Google sees fewer hiccups in autonomous car tests, but driver intervention still needed

Google Self-Driving Car
Google’s autonomous cars continue to putter about the streets of California as the company tests the technology it hopes will one day transform the way we get from A to B.

So far the trials look to be going pretty well, with newly released data revealing a drop in the number of times a human driver has had to take over one of its self-driving cars while being tested on the streets.

A document filed recently with the California Department of Motor Vehicles revealed that in the 14-month period between September 2014 and November 2015, 49 of the Mountain View company’s self-driving cars experienced 341 disengagements while covering more than 424,000 miles. This means the vehicles’ on-board computers suddenly handed back control of the vehicle to the test driver, or the driver felt the need to intervene.

For 272 of the disengagements, reasons included unclear sensor data, issues with steering or braking, and problems with the car’s technology. For the other 69, the driver chose to take over after judging the car was about to perform an unexpected action or maneuver. Eighty-nine percent of all interventions took place on city streets, which makes sense considering the prevalence pedestrians, other vehicles, and intersections compared to out-of-town roads.

The results include both Google’s modified Lexus vehicles as well as its smaller so-called “koala” cars.

The number of miles driven per disengagement has risen sharply over the last year, Google’s report showed. For example, in the fourth quarter of 2015, its cars covered about 5,200 miles per disengagement, while in the same period a year earlier it was just 750 miles.

In a message posted on Tuesday, Chris Urmson, director of Google’s self-driving car program,  said his team was also using “many other metrics and methodologies that will be useful for establishing our safety record over time.”

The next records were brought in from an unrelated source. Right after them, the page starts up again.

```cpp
__device__ double sim2(const DevProb &P, int m, int n)
{
    const DevSide &a = P.a, &b = P.b;
    const uint8_t *ar = res_at(a, m), *br = res_at(b, n);
    const double *mtx = P.simmtx;
    const int dim = P.simdim;
    double s = 0;
    switch (P.sim2_kind) {
    case 0: return 0;
    case 11: return mtx[(size_t) ar[0] * dim + br[0]];
    case 120: for (int j = 0; j < b.many; ++j) s += mtx[(size_t) ar[0] * dim + br[j]]; return s;
    case 121: for (int j = 0; j < b.many; ++j) s += mtx[(size_t) ar[0] * dim + br[j]] * b.weight[j]; return s;
    case 13: return vss_at(b, n)[b.felm + ar[0]];
    case 210: for (int i = 0; i < a.many; ++i) s += mtx[(size_t) br[0] * dim + ar[i]]; return s;
    case 211: for (int i = 0; i < a.many; ++i) s += mtx[(size_t) br[0] * dim + ar[i]] * a.weight[i]; return s;
    case 220:
        for (int i = 0; i < a.many; ++i)
            for (int j = 0; j < b.many; ++j) s += mtx[(size_t) ar[i] * dim + br[j]];
        return s;
    case 221:
        for (int i = 0; i < a.many; ++i) {
            double st = 0;
            for (int j = 0; j < b.many; ++j) st += mtx[(size_t) ar[i] * dim + br[j]] * b.weight[j];
            s += st * a.weight[i];
        }
        return s;
    case 230: { const double *vb = vss_at(b, n) + b.felm;
        for (int i = 0; i < a.many; ++i) s += vb[ar[i]]; return s; }
    case 231: { const double *vb = vss_at(b, n) + b.felm;
        for (int i = 0; i < a.many; ++i) s += vb[ar[i]] * a.weight[i]; return s; }
    case 31: return vss_at(a, m)[a.felm + br[0]];
    case 320: { const double *va = vss_at(a, m) + a.felm;
        for (int j = 0; j < b.many; ++j) s += va[br[j]]; return s; }
    case 321: { const double *va = vss_at(a, m) + a.felm;
        for (int j = 0; j < b.many; ++j) s += va[br[j]] * b.weight[j]; return s; }
    case 33: { const double *va = vss_at(a, m) + a.felm, *vb = vss_at(b, n);
        for (int j = 0; j < b.felm; ++j) s += va[j] * vb[j]; return s; }
    case 330: { const double *va = vss_at(a, m) + a.felm, *vb = vss_at(b, n);
        const int dc[6] = {0, 1, 2, 3, 5, 9};
        for (int j = 0; j < b.felm; ++j) s += va[dc[j]] * vb[j]; return s; }
    }
    return 0;
}

__device__ __forceinline__ double unpa(const DevProb &P, int m, int n) { return thk_at(P.a, m)[0] * thk_at(P.b, n)[2] * -P.u; }
__device__ __forceinline__ double unpb(const DevProb &P, int n, int m) { return thk_at(P.b, n)[0] * thk_at(P.a, m)[2] * -P.u; }

__device__ double crg2(const DevProb &P, const int *gla, const int *glb, int st, int m, int n, int d3)
{
    const DevSide &a = P.a, &b = P.b;
    const uint8_t *as = res_at(a, m), *bs = res_at(b, n);
    const double *agd = a.gapdens + (size_t)(m + 1) * a.many, *apg = a.postgapdens + (size_t)(m + 1) * a.many;
    const double *bgd = b.gapdens + (size_t)(n + 1) * b.many, *bpg = b.postgapdens + (size_t)(n + 1) * b.many;
    const double *wa = a.weight, *wb = b.weight;
    const int an = a.many, bn = b.many;
#define GLA(i) gla[(size_t)(i) * st]
#define GLB(j) glb[(size_t)(j) * st]
#define NG(c) ((c) > 1)
    double g = 0;
    switch (P.crg2_kind) {
    case 11:
        if (d3 == 0) {
            if (NG(as[0]) && bgd[0] > 0 && GLA(0) >= GLB(0)) return bgd[0] * P.basic_gop;
            if (NG(bs[0]) && agd[0] > 0 && GLB(0) >= GLA(0)) return agd[0] * P.basic_gop;
        } else if (d3 > 0) {
            if (bpg[0] > 0 && GLA(0) >= GLB(0)) return bpg[0] * P.basic_gop;
        } else {
            if (apg[0] > 0 && GLB(0) >= GLA(0)) return apg[0] * P.basic_gop;
        }
        return 0;
    case 120: case 121: {
        const bool w = P.crg2_kind & 1;
        if (d3 == 0) {
            if (NG(as[0])) {
                for (int j = 0; j < bn; ++j) if (bgd[j] > 0 && GLA(0) >= GLB(j)) g += w ? wb[j] * bgd[j] : bgd[j];
            } else if (agd[0] > 0) {
                for (int j = 0; j < bn; ++j) if (NG(bs[j]) && GLB(j) >= GLA(0)) g += w ? wb[j] * agd[0] : agd[0];
            }
        } else if (d3 > 0) {
            if (NG(as[0]))
                for (int j = 0; j < bn; ++j) if (bpg[j] > 0 && GLA(0) >= GLB(j)) g += w ? wb[j] * bpg[j] : bpg[j];
        } else if (apg[0] > 0) {
            for (int j = 0; j < bn; ++j) if (NG(bs[j]) && GLB(j) >= GLA(0)) g += w ? wb[j] * apg[0] : apg[0];
        }
        return g * P.basic_gop;
    }
    case 210: case 211: {
        const bool w = P.crg2_kind & 1;
        if (d3 == 0) {
            if (NG(bs[0])) {
                for (int i = 0; i < an; ++i) if (agd[i] > 0 && GLB(0) >= GLA(i)) g += w ? wa[i] * agd[i] : agd[i];
            } else if (bgd[0] > 0) {
                for (int i = 0; i < an; ++i) if (NG(as[i]) && GLA(i) >= GLB(0)) g += w ? wa[i] * bgd[0] : bgd[0];
            }
        } else if (d3 < 0) {
            if (NG(bs[0]))
                for (int i = 0; i < an; ++i) if (apg[i] > 0 && GLB(0) >= GLA(i)) g += w ? wa[i] * apg[i] : apg[i];
        } else if (!w || (bs[0] && bs[1])) {
            if (bpg[0] > 0)
                for (int i = 0; i < an; ++i) if (NG(as[i]) && GLA(i) >= GLB(0)) g += w ? wa[i] * bpg[0] : bpg[0];
        }
        return g * P.basic_gop;
    }
    case 220:
        if (d3 == 0) {
            for (int i = 0; i < an; ++i) {
                if (NG(as[i])) {
                    for (int j = 0; j < bn; ++j) if (bgd[j] > 0 && GLA(i) >= GLB(j)) g += bgd[j];
                } else if (agd[i] > 0) {
                    for (int j = 0; j < bn; ++j) if (NG(bs[j]) && GLB(j) >= GLA(i)) g += agd[i];
                }
            }
        } else if (d3 > 0) {
            for (int i = 0; i < an; ++i)
                if (NG(as[i]))
                    for (int j = 0; j < bn; ++j) if (bpg[j] > 0 && GLA(i) >= GLB(j)) g += bpg[j];
        } else {
            for (int j = 0; j < bn; ++j)
                if (NG(bs[j]))
                    for (int i = 0; i < an; ++i) if (apg[i] > 0 && GLB(j) >= GLA(i)) g += apg[i];
        }
        return g * P.basic_gop;
    case 221:
        if (d3 == 0) {
            for (int i = 0; i < an; ++i) {
// ... 1342 lines not shown
```

prrn_aln_amd/csrc/g2g_kernels_v6.hip:

```cpp
#include <hip/hip_runtime.h>

#ifdef G2G_V6_STAMP
__device__ unsigned long long g2g_v6_stamp_acc[16];
#define V6_STAMP(k) { const unsigned long long t_ = __builtin_amdgcn_s_memtime(); st_acc[k] += t_ - st_t; st_t = t_; }
#define V6_STAMP_ARGS , unsigned long long (&st_acc)[12], unsigned long long &st_t
#define V6_STAMP_PASS , st_acc, st_t
#else
#define V6_STAMP(k)
#define V6_STAMP_ARGS
#define V6_STAMP_PASS
#endif

#include "g2g_lds.h"

struct LS6 { const lu32 *rows0; GLB unsigned *tw; int ia, ib; };
__device__ __forceinline__ GLB unsigned *ls6_twin(const LS6 &W, const lu32 *p, const int k) { return W.tw + 2 * (int) (p - W.rows0) + k; }
__device__ __forceinline__ unsigned ls6_rd(const LS6 &W, const lu32 *p, const int k, const int I) { return k < I ? p[k] : *ls6_twin(W, p, k); }
__device__ __forceinline__ void ls6_wr(const LS6 &W, lu32 *p, const int k, const int I, const unsigned v)
{
    if (k < I) p[k] = v;
    else { *ls6_twin(W, p, k) = v; asm volatile("s_waitcnt vmcnt(0)" ::: "memory"); }
}

#define V6_UNROLL _Pragma("clang loop unroll(full)")
// ... 472 lines not shown
            const GLB double *bfr = glb(b.freq[v]);
            lu32 *rk = (lu32 *) (lds + LO.ringk[v]);
            lf64 *rf = (lf64 *) (lds + LO.ringf[v]);
            const int S = v == 0 ? RS0 : RS1, base = v == 0 ? rbase0 : rbase1;
            for (int c0_ = fedcol + 1; c0_ <= upto; c0_ += 64) {
                const int col = c0_ + lane;
                if (col <= upto) {
                    const int k0 = bo[col + 1], len = bo[col + 2] - k0 - 1, c = k0 - (col + 1);
                    for (int e = 0; e < len; ++e) {
                        const int i = v6_ring_slot(c + e, base, S);
                        const unsigned key = v6_key(bgl[k0 + e]);
                        const double f = bfr[k0 + e];
                        rk[i] = key; rf[i] = f;
                        if (i < RT) { rk[S + i] = key; rf[S + i] = f; }
                    }
                }
            }
        }
        {
            const GLB double *bfr2 = glb(b.freq[2]);
            for (int c0_ = fedcol + 1; c0_ <= upto; c0_ += 64) {
                const int col = c0_ + lane;
                if (col <= upto) {
                    const int k2 = boff2[col + 1], lr_ = boff2[col + 2] - k2 - 1, lt_ = boff1[col + 2] - boff1[col + 1] - 1;
                    rhring[col & (V6_RHCOLS - 1)] = lr_ > lt_ ? bfr2[k2] : -1.;
                }
            }
        }
        if (upto > fedcol) fedcol = upto;
    };
    RS oH = rs_black(), oG = rs_black(), oG2 = rs_black(), oF = rs_black(), oF2 = rs_black();
    if (row_ok && m + 1 < a.right && m + 1 <= m_left_last && m + 1 + P.lw <= b.left) {
        lu32 *p = V6_L(lane + 1, SLOT_H(c0));
        const GLB unsigned *src = colH + (size_t) (m + 1 - a.left) * ndw;
        oH.val = __hiloint2double((int) V6_XLD(src + 1), (int) V6_XLD(src)); oH.dir = (int) V6_XLD(src + 2); oH.glb = (int) V6_XLD(src + 3);
        for (int k = 0; k < capa; ++k) { const unsigned v = V6_XLD(src + 4 + k); ls6_wr(W, p, k, ca4, v); if (v >= TERM) break; }
        for (int k = 0; k < capb; ++k) { const unsigned v = V6_XLD(src + 4 + capa + k); ls6_wr(W, p + ca4, k, cb4, v); if (v >= TERM) break; }
    }
    auto stage_load = [&](int col, bool wantG, unsigned &rh, unsigned &rg, unsigned &rg2) {
        if (lane < ndw) {
            const GLB unsigned *s = (col == b.left && vert0) ? colH + (size_t) (m0 - a.left) * ndw : rowHp + (size_t) col * ndw;
            rh = V6_XLD(s + lane);
            if (wantG) { rg = V6_XLD(rowGp + (size_t) col * ndw + lane); if (NOLL3) rg2 = V6_XLD(rowG2p + (size_t) col * ndw + lane); }
        }
    };
    auto stage_put = [&](int slot, int sid, unsigned v) {
        const int j = lane - 4;
        lu32 *const p = V6_L(0, slot);
        if (lane < 4) stsc[sid * 4 + lane] = v;
        else if (j < ca4 && j < capa) p[j] = v;
        else if (j >= capa && j - capa < cb4 && j < capa + capb) p[ca4 + j - capa] = v;
        if (capa > ca4 || capb > cb4) {
            const unsigned long long tb = __ballot(v >= TERM) >> 4;
            const int ta = tb ? (int) __builtin_ctzll(tb) : 63;
            const unsigned long long tbb = capa < 60 ? tb >> capa : 0ull;
            const int tbp = tbb ? (int) __builtin_ctzll(tbb) : 63;
            if (j >= ca4 && j < capa && j <= ta) ls6_wr(W, p, j, ca4, v);
            if (j >= capa + cb4 && j < capa + capb && j - capa <= tbp) ls6_wr(W, p + ca4, j - capa, cb4, v);
        }
    };
    auto stage_store = [&](int col, bool wantG, unsigned rh, unsigned rg, unsigned rg2) {
        if (lane < ndw) {
            stage_put(SLOT_H(col), SLOT_H(col), rh);
            if (wantG) { stage_put(SLOT_G(col), 3 + (col & 1), rg); if (NOLL3) stage_put(SLOT_G2(col), 5 + (col & 1), rg2); }
        }
    };
    StripSync S = strip_sync(prog_up, prog_self, dbg, failp, pgen, ti);
    if (lane < 28) stsc[lane] = 0;
    team_sync();
    refill(cbase);
    strip_need<V6Strip>(S, cbase + 1 <= c1 ? cbase + 1 : cbase);
    {
        unsigned rh = 0, rg = 0, rg2 = 0;
        stage_load(cbase, false, rh, rg, rg2);
        stage_store(cbase, false, rh, rg, rg2);
        if (cbase + 1 <= c1) {
            stage_load(cbase + 1, vert0, rh, rg, rg2);
            stage_store(cbase + 1, vert0, rh, rg, rg2);
        }
    }
    const double a_efq = row_ok ? thk_at(a, m)[2] : 0;
    const double pua_row = row_ok ? unpa(P, m, nlo) : 0;
    SimBlk SB; SB.buf = (GLBV3 double *) simscr; SB.cbase = cbase;
    simblk_fill(P, SB, 0, m0, lane);
    asm volatile("s_waitcnt vmcnt(0)" ::: "memory");
    double sim_cur = 0, bc_cur = 0;
    int os_cur = 0, oe_cur = 0, ot_cur = 0, te_cur = 0;
    bool have = false;
    RS hu = rs_black(), gu = rs_black(), g2u = rs_black(), hd;
    const bool do_vert = m > a.left;
    const bool wr_rows = mend < a.right;
    team_sync();
    unsigned st_h = 0, st_g = 0, st_g2 = 0;
    bool st_prev = false;
    bool p_act = false; int p_trb = 0; size_t p_tri = 0;
    const int ull = __builtin_amdgcn_readfirstlane(llast);
    int lhi = m0 + llast + P.up + 1; if (lhi > b.right) lhi = b.right;
    int llo = m0 + llast + P.lw; if (llo < b.left) llo = b.left;
    auto flush_rows = [&](const int nl) {
        if (nl >= llo && nl < lhi) {
            const int col = nl + 1;
            const int j = lane - 4;
#pragma unroll
            for (int x = 0; x < (NOLL3 ? 3 : 2); ++x) {
                const RS &r = (x == 0) ? oH : (x == 1) ? oG : oG2;
                const int slot = (x == 0) ? SLOT_H(col) : (x == 1) ? SLOT_G(col) : SLOT_G2(col);
                const unsigned v0 = (unsigned) __builtin_amdgcn_readlane(__double2loint(r.val), ull);
                const unsigned v1 = (unsigned) __builtin_amdgcn_readlane(__double2hiint(r.val), ull);
                const unsigned v2 = (unsigned) __builtin_amdgcn_readlane(r.dir, ull), v3 = (unsigned) __builtin_amdgcn_readlane(r.glb, ull);
                unsigned v = lane == 0 ? v0 : lane == 1 ? v1 : lane == 2 ? v2 : v3;
                if (lane >= 4 && lane < ndw) {
                    const lu32 *p = V6_L(llast + 1, slot);
                    v = (j < capa) ? (j < ca4 ? p[j] : TERM) : (j < capa + capb) ? (j - capa < cb4 ? p[ca4 + j - capa] : TERM) : 0;
                    if (capa > ca4 && p[ca4 - 1] < TERM && j >= ca4 && j < capa) v = ls6_rd(W, p, j, ca4);
                    if (capb > cb4 && p[ca4 + cb4 - 1] < TERM && j >= capa + cb4 && j < capa + capb) v = ls6_rd(W, p + ca4, j - capa, cb4);
                }
                GLB unsigned *dst = (x == 0) ? rowHc : (x == 1) ? rowGc : rowG2c;
                if (lane < ndw) V6_XST(dst + (size_t) col * ndw + lane, v);
            }
        }
    };
#ifdef G2G_V6_STAMP
    unsigned long long st_acc[12] = {0, 0, 0, 0, 0, 0, 0, 0, 0, 0, 0, 0};
    unsigned long long st_t = __builtin_amdgcn_s_memtime();
#endif
    strip_where(S);
    for (int s = 0; s < nsteps; ++s) {
        V6_STAMP(9)
        V6_BEAT(s)
        V6_MARK(1)
        const int n = cbase + s - lane;
        const int n0 = cbase + s;
        const bool active = row_ok && n >= lo && n < hi;
        if (st_prev) stage_store(n0 + 1, vert0, st_h, st_g, st_g2);
        if (p_act) trace[p_tri] = (uint8_t) p_trb;
        if (wr_rows && s > 0) flush_rows(n0 - 1 - llast);
        if (prog_self && s > 0 && (s & (pint - 1)) == 0) strip_publish<V6Strip>(S, n0 - llast);
        if ((s & (V6_FEED - 1)) == 0) { V6_MARK(2) refill(n0); team_sync(); }
        if ((s & 63) == 0) { V6_MARK(3) simblk_fill(P, SB, (s >> 6) + 1, m0, lane); asm volatile("s_waitcnt vmcnt(0)" ::: "memory"); }
        hd = hu;
        hu = rs_up(oH); gu = rs_up(oG);
        if (NOLL3) g2u = rs_up(oG2);
        strip_handover<V6Strip, NOLL3>(stsc, n0, lane, hd, hu, gu, g2u);
        double sim_nx = 0, bc_nx = 0;
        int os_nx = 0, oe_nx = 0, ot_nx = 0, te_nx = 0;
        if (active) {
            if (!have) {
                sim_cur = *simblk_at(SB, lane, n); bc_cur = bthk[(size_t) (n + 1) * 3];
                os_cur = boff0[n + 1]; oe_cur = boff0[n + 2]; ot_cur = boff1[n + 1]; te_cur = boff1[n + 2];
            }
            if (n + 1 < hi) {
                sim_nx = *simblk_at(SB, lane, n + 1); bc_nx = bthk[(size_t) (n + 2) * 3];
                os_nx = oe_cur; oe_nx = boff0[n + 3]; ot_nx = te_cur; te_nx = boff1[n + 3];
            }
        }
        st_prev = n0 + 1 < hi0 && n0 + 2 <= c1;
        if (st_prev) { V6_MARK(4) strip_need<V6Strip>(S, n0 + 2); stage_load(n0 + 2, vert0, st_h, st_g, st_g2); }
        V6_MARK(5)
        RS myH = oH, myG = oG, myG2 = oG2;
        V6_STAMP(0)
        if (active) {
            const bool do_hori = n > b.left;
            B6 B;
            B.rs = ring[0]; B.rt = ring[1];
            B.os = v6_ring_slot(os_cur - (n + 1), rbase0, RS0); B.ot = v6_ring_slot(ot_cur - (n + 1), rbase1, RS1);
            B.lens = oe_cur - os_cur - 1; B.lent = te_cur - ot_cur - 1;
            { const double hv = rhring[n & (V6_RHCOLS - 1)]; B.rhf = hv >= 0 ? hv : 0.; B.lenr = B.lent + (hv >= 0 ? 1 : 0); }
            const bool up_in = do_vert && (n - (m - 1) <= P.up);
            const bool left_in = (n - 1 - m >= P.lw);
            const RS bk = rs_black();
            const RS s_hu = rs_sel(up_in, hu, bk), s_gu = rs_sel(up_in, gu, bk), s_g2u = rs_sel(up_in, g2u, bk);
            const RS s_hl = rs_sel(left_in, oH, bk), s_fl = rs_sel(left_in, oF, bk), s_f2l = rs_sel(left_in, oF2, bk);
            const lu32 *hdl = V6_L(lane, SLOT_H(n));
            const lu32 *hul = up_in ? V6_L(lane, SLOT_H(n + 1)) : blk;
            const lu32 *gul = up_in ? V6_L(lane, SLOT_G(n + 1)) : blk;
            const lu32 *g2ul = (NOLL3 && up_in) ? V6_L(lane, SLOT_G2(n + 1)) : blk;
            const lu32 *hll = left_in ? V6_L(lane + 1, SLOT_H(n)) : blk;
            const lu32 *fll = left_in ? V6_L(lane + 1, SLOT_F) : blk;
            const lu32 *f2ll = (NOLL3 && left_in) ? V6_L(lane + 1, SLOT_F2) : blk;
            lu32 *const sink = (lu32 *) (lds + LO.sink) + lane;
            lu32 *const sink16 = (lu32 *) (lds + LO.sink) + 64 + 4 * lane;
            lu32 *dh = V6_L(lane + 1, SLOT_H(n + 1));
            lu32 *dg = V6_L(lane + 1, SLOT_G(n + 1));
            lu32 *dg2 = V6_L(lane + 1, NOLL3 ? SLOT_G2(n + 1) : SLOT_G(n + 1));
            lu32 *df = V6_L(lane + 1, SLOT_F);
            lu32 *df2 = V6_L(lane + 1, NOLL3 ? SLOT_F2 : SLOT_F);
            const double pua = a.nils ? unpa(P, m, n) : pua_row;
            const double pub = bc_cur * a_efq * -P.u;
            int trb = 0;
            if (!v6_cell_pf<NOLL3, NA, 5, false>(P, W, A, TAs, TAt, B, sink, sink16, hd, hdl, s_hu, hul, s_gu, gul, s_g2u, g2ul, s_hl, hll, s_fl, fll, s_f2l, f2ll,
                                  dh, dg, dg2, df, df2, do_vert, do_hori, sim_cur, pua, pub, myH, myG, myG2, oF, oF2, trb V6_STAMP_PASS))
                if (!v6_cell_pf<NOLL3, NA, 8, false>(P, W, A, TAs, TAt, B, sink, sink16, hd, hdl, s_hu, hul, s_gu, gul, s_g2u, g2ul, s_hl, hll, s_fl, fll, s_f2l, f2ll,
                                  dh, dg, dg2, df, df2, do_vert, do_hori, sim_cur, pua, pub, myH, myG, myG2, oF, oF2, trb V6_STAMP_PASS))
                    v6_cell_pf<NOLL3, NA, 8, true>(P, W, A, TAs, TAt, B, sink, sink16, hd, hdl, s_hu, hul, s_gu, gul, s_g2u, g2ul, s_hl, hll, s_fl, fll, s_f2l, f2ll,
                                  dh, dg, dg2, df, df2, do_vert, do_hori, sim_cur, pua, pub, myH, myG, myG2, oF, oF2, trb V6_STAMP_PASS);
            const int d = m + n;
            int mlo, mhi;
            diag_rows(d, a.left, a.right, b.left, b.right, P.lw, P.up, &mlo, &mhi);
            p_tri = (size_t) (d - P.d0) * P.tstride + (m - mlo);
            p_trb = trb;
            sim_cur = sim_nx; bc_cur = bc_nx; have = (n + 1 < hi);
            os_cur = os_nx; oe_cur = oe_nx; ot_cur = ot_nx; te_cur = te_nx;
            if (m == a.right - 1 && n == b.right - 1) *P.score = myH.val;
        }
        p_act = active;
        oH = myH; oG = myG; oG2 = myG2;
        V6_MARK(6)
        team_sync();
    }
    V6_MARK(7)
#ifdef G2G_V6_STAMP
    if (lane == 0) { for (int k = 0; k < 12; ++k) atomicAdd(&g2g_v6_stamp_acc[k], st_acc[k]); atomicAdd(&g2g_v6_stamp_acc[12], (unsigned long long) nsteps); }
#endif
    if (p_act) trace[p_tri] = (uint8_t) p_trb;
    if (wr_rows) flush_rows(cbase + nsteps - 1 - llast);
    strip_publish<V6Strip>(S, 0xFFFFF);
    V6_MARK(8)
#undef V6_L
}
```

These, he wrote, include a test track where it runs “tests that are designed to give us extra practice with rare or wacky situations.” Urmson continued, “Our powerful simulator generates thousands of virtual testing scenarios for us; it executes dozens of variations on situations we’ve encountered in the real world by adjusting parameters such as the position and speed of our vehicle and of other road users around us.”

This, he explained, helps his team to understand how its self-driving technology would’ve handled the same situation under slightly different circumstances, describing it as “valuable preparation for a public road environment in which fractions of seconds can be of critical importance.”

Urmson ended his post by acknowledging his team still has much to do, saying, “Although we’re not quite ready to declare that we’re safer than average human drivers on public roads, we’re happy to be making steady progress toward the day we can start inviting members of the public to use our cars.”